= William Caton =

English Quaker itinerant preacher and writer (1636–1665)

William Caton (1636–1665) was an early English Quaker itinerant preacher and writer.

==Life==
He was probably a near relation of Margaret Fell. At the age of fourteen he was taken by his father to Swarthmoor, near Ulverston, to be educated by a kinsman who was then tutor to the Fell family; the boy was then sent to a school at Hawkshead. In 1652 George Fox paid his first visit to Swarthmoor Hall, and Caton embraced quakerism. He now refused to study on the ground of its being a worldly occupation, and Margaret Fell employed him at Swarthmore to teach her younger children and act as her secretary.
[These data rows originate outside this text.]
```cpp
int rmx_compress_cn_states(const int64_t *cn_states, int32_t N, int32_t S, int32_t M, int32_t max_classes,
                           int32_t *seg_class_out, int64_t *classes_out, int32_t *num_classes) {
    const int rc = rmxh::compress_cn_states(cn_states, N, S, M, max_classes, seg_class_out, classes_out, num_classes);
// ... 157 lines not shown
        if (M == 4 && d.D <= 21 && d.NBE > 0) {
            b->pe2p = (d.D * d.D * d.D + 1) & ~1;
            DA(pe2_lt, double, (size_t)R * d.NBE * b->pe2p + 2)
        }
    }
    if ((rc = dalloc(b, &b->d_A2, RN * 2)) || (rc = dalloc(b, &b->d_Bv2, RN * 4))) { rmx_batch_destroy(b); return rc; }
    if ((rc = dalloc(b, &b->d_cnpack, (size_t)C * S)) || (rc = dalloc(b, &b->d_cnpack2, (size_t)C * S)) || (rc = dalloc(b, &b->d_totpack, (size_t)C * S)) || (rc = dalloc(b, &b->d_wk, (size_t)std::max(d.TC, 1) * FBK_WKN))) { rmx_batch_destroy(b); return rc; }
    DA(pd_cached, double, BEW) DA(hist, double, BEW) DA(be_jt, double, (size_t)R * d.NBE) DA(be_ja, double, (size_t)R * d.NBE)
    DA(err, uint32_t, R)
#undef DA
    d.lc = nullptr; d.sig_idx = nullptr; d.sig_cnt = nullptr;
    if (S > 32 && S <= 384 && b->opt[RMX_OPT_SPARSE_TRIAL]) {
        uint16_t *pi_ = nullptr; uint8_t *pc_ = nullptr;
        if (dalloc(b, &pi_, RN * RMX_SIGK) == RMX_OK && dalloc(b, &pc_, RN) == RMX_OK) { d.sig_idx = pi_; d.sig_cnt = pc_; }
    }
    {
        const size_t bytes = RNS * 6 * 8;
        const bool want = b->opt[RMX_OPT_CELL_CACHE] != 0;
        if (want && S > 32 && S <= 384 && bytes <= ((size_t)96 << 30)) { double *p_ = nullptr; if (dalloc(b, &p_, RNS * 6) == RMX_OK) { d.lc = p_; b->use_cache = true; } }
    }
    if ((rc = dalloc(b, &b->d_lt_valid, R)) || (rc = dalloc(b, &b->d_partial, (size_t)R * ELBO_BLOCKS * 5)) || (rc = dalloc(b, &b->d_be_e, (size_t)R * std::max(d.NBE, 1))) || (rc = dalloc(b, &b->d_out4, (size_t)R * 5)) ||
        (rc = dalloc(b, &b->d_ell_partial, (size_t)R * std::max(N, ELBO_BLOCKS) * (1 + RMX_MAX_CLONES))) || (rc = dalloc(b, &b->d_ell_out, (size_t)R * 8)) ||
        (rc = dalloc(b, &b->d_sample, (size_t)R * N)) || (rc = dalloc(b, &b->d_grid_out, (size_t)R * 64 * (1 + RMX_MAX_CLONES))) ||
        (rc = dalloc(b, &b->d_done, std::max(R, 64))) || (rc = dalloc(b, &b->d_rlist, R)) || (rc = dalloc(b, &b->d_counts, R)) || (rc = dalloc(b, &b->d_rp_stage, R)) || (rc = dalloc(b, &b->d_batch_out, (size_t)R * 8))) { rmx_batch_destroy(b); return rc; }
    HIPCHK(hipMemset(b->d_done, 0, sizeof(unsigned) * (size_t)std::max(R, 64)));
    HIPCHK(hipHostMalloc((void **)&b->h_pinned, sizeof(double) * (size_t)(R + 1) * 64 * (1 + RMX_MAX_CLONES)));
    HIPCHK(hipHostMalloc((void **)&b->h_err, sizeof(uint32_t) * ((size_t)R * 4 + 64)));
    HIPCHK(hipHostMalloc(&b->h_batch, (size_t)R * (sizeof(RestartParams) + 64) + 4096));
    HIPCHK(hipEventCreate(&b->tm_a)); HIPCHK(hipEventCreate(&b->tm_b));
    b->done_ev.resize(R);
    for (int r = 0; r < R; r++) HIPCHK(hipEventCreateWithFlags(&b->done_ev[r], hipEventDisableTiming));

    if ((rc = build_transitions(b))) { rmx_batch_destroy(b); return rc; }
    {
// ... 85 lines not shown
    if (b->own_stream) { if (b->pooled_stream) pool_release(b->device, 0, b->stream); else hipStreamDestroy(b->stream); b->own_stream = false; b->pooled_stream = false; }
    if (s) b->stream = (hipStream_t)s;
    else { HIPCHK(hipStreamCreateWithFlags(&b->stream, hipStreamNonBlocking)); b->own_stream = true; }
    return RMX_OK;
}
int rmx_synchronize(rmx_batch *b) { BIND(b); HIPCHK(hipStreamSynchronize(b->stream)); return RMX_OK; }

int rmx_info(rmx_batch *b, int32_t what, int64_t *out) { BIND(b);
    switch (what) {
    case 0: *out = b->d.cn_max; break; case 1: *out = b->d.NC; break; case 2: *out = b->d.TC; break; case 3: *out = b->d.NBE; break;
    case 4: *out = b->d.SP; break; case 5: *out = b->fbv_rpt; break; case 6: *out = b->fbG.P; break; case 7: *out = b->fbG.NT; break;
    case 8: *out = b->fbG.BLK; break; case 9: *out = (int64_t)b->fbG_lds; break; case 10: *out = b->n_fast; break; case 11: *out = b->n_generic; break;
    case 60: *out = b->t_launch_ns; break; case 61: *out = b->t_wait_ns; break; case 62: *out = b->t_post_ns; break; case 63: *out = b->n_rounds; break;
    case 12: *out = b->last_fb_kernel; break; case 13: *out = b->last_fb_nv; break; case 14: *out = b->last_viterbi; break; case 15: *out = b->last_fb_nv_max; break;
    case 18: *out = b->last_viterbi_wgs; break; case 19: *out = b->last_traceback; break;
    case 54: *out = b->cluster_timeouts; break;
    case 52: *out = b->last_search_blocks; break;
    case 16: { StreamPool &p_ = g_stream_pool[b->device & 15]; std::lock_guard<std::mutex> lk(p_.mu); *out = p_.created[0] + p_.created[1]; break; }
    case 17: { StreamPool &p_ = g_stream_pool[b->device & 15]; std::lock_guard<std::mutex> lk(p_.mu); *out = (int64_t)(p_.idle[0].size() + p_.idle[1].size()); break; }
    case 20: case 21: case 22: case 23: case 24: case 25: case 26: case 27: case 28: case 29: case 30: case 31: case 32: case 33: case 34: case 35: case 36: case 37: case 38: case 39:
    case 40: case 41: case 42: case 43: case 44: case 45: case 46: case 47: case 48: case 49: case 50: case 51:
        { if (!b->d_dbg) { *out = 0; break; } unsigned long long v[32]; HIPCHK(hipStreamSynchronize(b->stream)); HIPCHK(hipMemcpy(v, b->d_dbg, 256, hipMemcpyDeviceToHost)); *out = (int64_t)v[what - 20]; break; }
    default: return fail(RMX_EARG, "bad info id");
    }
    return RMX_OK;
}

static const int kParamComponents[RMX_P_HMM_LOG_NORM_CONST] = {CM_LT0, CM_LT1, CM_LT0 | CM_LT1, CM_LT0, CM_LT1, CM_LA0, CM_LA1, CM_LA0 | CM_LA1, CM_LA0, CM_LA1, 0, 0, 16};
int rmx_set_param(rmx_batch *b, int32_t r, int32_t id, double v) { BIND(b);
    if (r < 0 || r >= b->R || id < 0 || id >= RMX_P_HMM_LOG_NORM_CONST) return fail(RMX_EARG, "bad restart / param id");
// ... 1253 lines not shown
    for (int i = 0; i < nr; i++) out[i] = b->h_pinned[i];
    return RMX_OK;
}

static int trial_pass(rmx_batch *b, int r0, int r1, Dev &d2) {
    b->trial_comp_r0 = b->trial_comp_r1 = -1;
    b->scratch_r0 = b->scratch_r1 = -1;
    int rc = ensure_tables(b, r0, r1);
    if (rc) return rc;
    const Dev &d = b->d;
    const int nr = r1 - r0;
    const size_t RN0 = (size_t)r0 * d.N, cnt = (size_t)nr * d.N;
    HIPCHK(hipMemcpyAsync(b->d_A2 + RN0 * 2, d.A + RN0 * 2, cnt * 16, hipMemcpyDeviceToDevice, b->stream));
    HIPCHK(hipMemcpyAsync(b->d_Bv2 + RN0 * 4, d.Bv + RN0 * 4, cnt * 32, hipMemcpyDeviceToDevice, b->stream));
    d2 = b->d;
    d2.A = b->d_A2; d2.Bv = b->d_Bv2; d2.lc = nullptr;
    for (int r = r0; r < r1;) {
        const int mask = use_strip(b) ? cover_mask(b->comp_dirty[r] & 15) : (b->comp_dirty[r] ? 15 : 0);
        int e = r + 1;
        while (e < r1 && (use_strip(b) ? cover_mask(b->comp_dirty[e] & 15) : (b->comp_dirty[e] ? 15 : 0)) == mask) e++;
        if (mask) {
            ProfScope ps(b, KID_MARGINALS_AB);
            bool sparse = use_strip(b) && d.sig_cnt != nullptr;
            for (int i = r; i < e; i++) if (!b->sig_valid[i]) sparse = false;
            if (sparse) {
                void (*kf)(Dev, int) = nullptr;
                if (b->opt[RMX_OPT_TRIAL_KERNEL] == 0) {
                    switch (mask) {
                    case 1: kf = k_trial_flat<1>; break; case 2: kf = k_trial_flat<2>; break; case 3: kf = k_trial_flat<3>; break;
                    case 4: kf = k_trial_flat<4>; break; case 8: kf = k_trial_flat<8>; break; case 12: kf = k_trial_flat<12>; break;
                    default: kf = k_trial_flat<15>; break;
// ... 559 lines not shown
```

remixt_amd/csrc/rmx_device.h:

```cpp
#pragma once
#include <hip/hip_runtime.h>
#include <stdint.h>
#include "../../include/remixt_amd.h"

#define RMX_ERR_NAN_LL 1u
#define RMX_ERR_BAD_P 2u
#define RMX_ERR_TOTAL_DEPTH 4u
#define RMX_ERR_LOH_P 8u
#define RMX_ERR_NAN_F 16u
#define RMX_ERR_NAN_AB 32u
#define RMX_ERR_NAN_POST 64u
#define RMX_ERR_DIGAMMA 128u
#define RMX_ERR_NAN_GRAD 256u

#define ST_HDEL_NB 1u
#define ST_LOH_M 2u
#define ST_E_TD 4u
#define ST_E_LOH 8u
#define ST_E_BADP 16u
#define ST_GZ_ALLELE 32u

struct RestartParams {
    double h[RMX_MAX_CLONES];
    double p[RMX_P_COUNT];
// ... 26 lines not shown
    const int8_t *af, *ab;
    const uint16_t *pcode;
    const int32_t *jord, *jmeta;
    RestartParams *rp;
    double *stD, *stP, *stM, *stLg;
    double *stLogD;
    uint32_t *stFlags;
    uint32_t *stFlagsAgg;
    double *segc;
    double *qt, *qa, *qs;
    double *pbrk;
    double *f, *fe, *fa, *fb, *post;
    double *fe_alt;
    uint16_t *sig_idx; uint8_t *sig_cnt;
    double *lc;
    double *fmax, *mrow;
    double *A, *Bv;
    double *rowPF, *rowPP, *rowZ;
    double *pd_lt, *pd_cached;
    double *pe_lt;
    double *pe2_lt;
    double *pe2x_lt;
    double *hist;
    double *be_jt, *be_ja;
    uint32_t *err;
};

__device__ __forceinline__ size_t rs_off(const Dev &d, int r, int n) { return ((size_t)r * d.N + n) * d.SP; }

__device__ __forceinline__ double g_transition(int tmodel, int cn_diff) {
// ... 339 lines not shown
```

remixt_amd/csrc/rmx_host.h:

```cpp
#ifndef RMX_HOST_H
#define RMX_HOST_H
#include <algorithm>
#include <cmath>
#include <cstdint>
#include <cstring>
#include <vector>

#if defined(__HIPCC__)
#define RMX_HD __host__ __device__
#else
#define RMX_HD
#endif

namespace rmxh {

inline int compress_cn_states(const int64_t *cn_states, int32_t N, int32_t S, int32_t M, int32_t max_classes,
                              int32_t *seg_class_out, int64_t *classes_out, int32_t *num_classes) {
    if (!cn_states || !seg_class_out || !classes_out || !num_classes) return 5;
    const size_t tsz = (size_t)S * M * 2;
    int C = 0;
    for (int n = 0; n < N; n++) {
        const int64_t *t = cn_states + (size_t)n * tsz;
        int found = -1;
        if (n > 0 && memcmp(t, classes_out + (size_t)seg_class_out[n - 1] * tsz, tsz * 8) == 0) found = seg_class_out[n - 1];
        for (int c = 0; c < C && found < 0; c++) if (memcmp(t, classes_out + (size_t)c * tsz, tsz * 8) == 0) found = c;
        if (found < 0) {
            if (C >= max_classes) return 4;
            memcpy(classes_out + (size_t)C * tsz, t, tsz * 8);
            found = C++;
        }
        seg_class_out[n] = found;
    }
    *num_classes = C;
    return 0;
}

inline int weighted_search(const double *p, int64_t n, const double *u, int32_t k, int64_t *out, int64_t *positive) {
    if (!p || n < 1 || (k > 0 && (!u || !out))) return 5;
    std::vector<double> cdf((size_t)n);
    double acc = 0.;
    int64_t pos = 0;
    for (int64_t i = 0; i < n; i++) { acc += p[i]; cdf[(size_t)i] = acc; pos += p[i] > 0.; }
    const double last = cdf[(size_t)n - 1];
    for (int64_t i = 0; i < n; i++) cdf[(size_t)i] /= last;
    for (int32_t j = 0; j < k; j++) {
        const int64_t idx = (int64_t)(std::upper_bound(cdf.begin(), cdf.end(), u[j]) - cdf.begin());
        out[j] = std::min<int64_t>(idx, n - 1);
    }
// ... 111 lines not shown
```

remixt_amd/csrc/rmx_kernels.h:

```cpp
#pragma once
#include "rmx_device.h"
#include "rmx_host.h"
#define SEGL 32
#define SEG_PER_BLOCK (256 / SEGL)
#define TRIAL_SEGL 16
#define RMX_CLUSTER_SPINS (1u << 22)
#define FBK_WKN 128
#define NM_MAX_SAMPLE 1024
#define TRIAL_SEG_PER_BLOCK (256 / TRIAL_SEGL)
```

When he was about eighteen, Caton was chosen one of the quaker preachers for the district, and in his Journal he relates that he was often met with violence by the people of the places in which he attempted to preach. In 1654 he left Swarthmore in order to become an itinerant preacher. Towards the end of the year he was joined by John Stubbs, with whom he proceeded to Maidstone. Here they were both sent to the house of correction and harshly treated, but the only charge against them was preaching, and the magistrates released them. About the middle of 1655 Caton went to Calais, preaching through an interpreter, and returned to England. After a preaching tour, which lasted some months, he went to the Dutch Republic, hoping to convert the Dutch. At Vlissingen and Middelburg he found English congregations, and was roughly handled at both places for interrupting their services. At the end of 1655 he was again in England. He next made an attempt to promulgate quakerism in Scotland, and was the messenger from the Friends in England to General George Monck. Early in 1656 Caton was imprisoned for a short time at Congleton. Towards the end of this year he returned to the Dutch Republic, and decided to settle in Amsterdam, where there was a small Quaker community. He spent some time between England and the Dutch Republic.

At the end of 1660 he had an interview with Charles I Louis, Elector Palatine at Heidelberg, to plead for liberty of conscience. About 1662 he married Annekin Derrix or Derricks, a Dutch quakeress. On a later journey to the Dutch Republic he was forced to take shelter in Yarmouth Roads, where he landed, and was imprisoned for nearly five months for refusing the oath of allegiance. He returned to the Dutch Republic. His last known letter is dated 8th month 1665 (O.S.), and Barclay, in his reprint of Caton's ‘Journal,’ states that there is reason to believe that he died towards the end of 1665.

==Works==
He wrote both in English and Dutch, and his style was more simple and pointed than that of most of the seventeenth-century Friends. In England, the Dutch Republic, and Germany his works were for more than a century highly esteemed.

His principal works were:

- ‘A True Declaration of the Bloody Proceedings of the Men of Maidstone,’ 1655.
- ‘The Moderate Enquirer resolved … by way of Conference concerning the condemned People commonly called Quakers,’ &c., 1659 (translated into Dutch as ‘Den matelijcken Ondersoeker voldaen’ in 1669).
- ‘Truth's Character of Professors …’ 1660.
- ‘An Epistle to King Charles II sent from Amsterdam in Holland, the 28 of the 10 month, 1660.’
- ‘William Caton's Salutation and Advice unto God's Elect,’ 1660.
- ‘An Abridgement; or a Compendious Commemoration of the Remarkable Chronologies which are contained in that famous Ecclesiastical History of Eusebius Pamphilus,’ 1661 (reprinted as ‘An Abridgement of Eusebius Pamphilius's Ecclesiastical History’).
- ‘The Testimony of a Cloud of Witnesses,’ &c., 1662.
- ‘Two General Epistles given forth in Yarmouth Common Gaol,’ 1663.
- ‘A Journal of the Life of … Will. Caton, written by his own hand’ (edited by George Fox), 1689.

Besides the above Caton wrote a large number of small books and tracts in High and Low Dutch, including ‘Eine Beschirmung d'un schuldigen,’ 1664.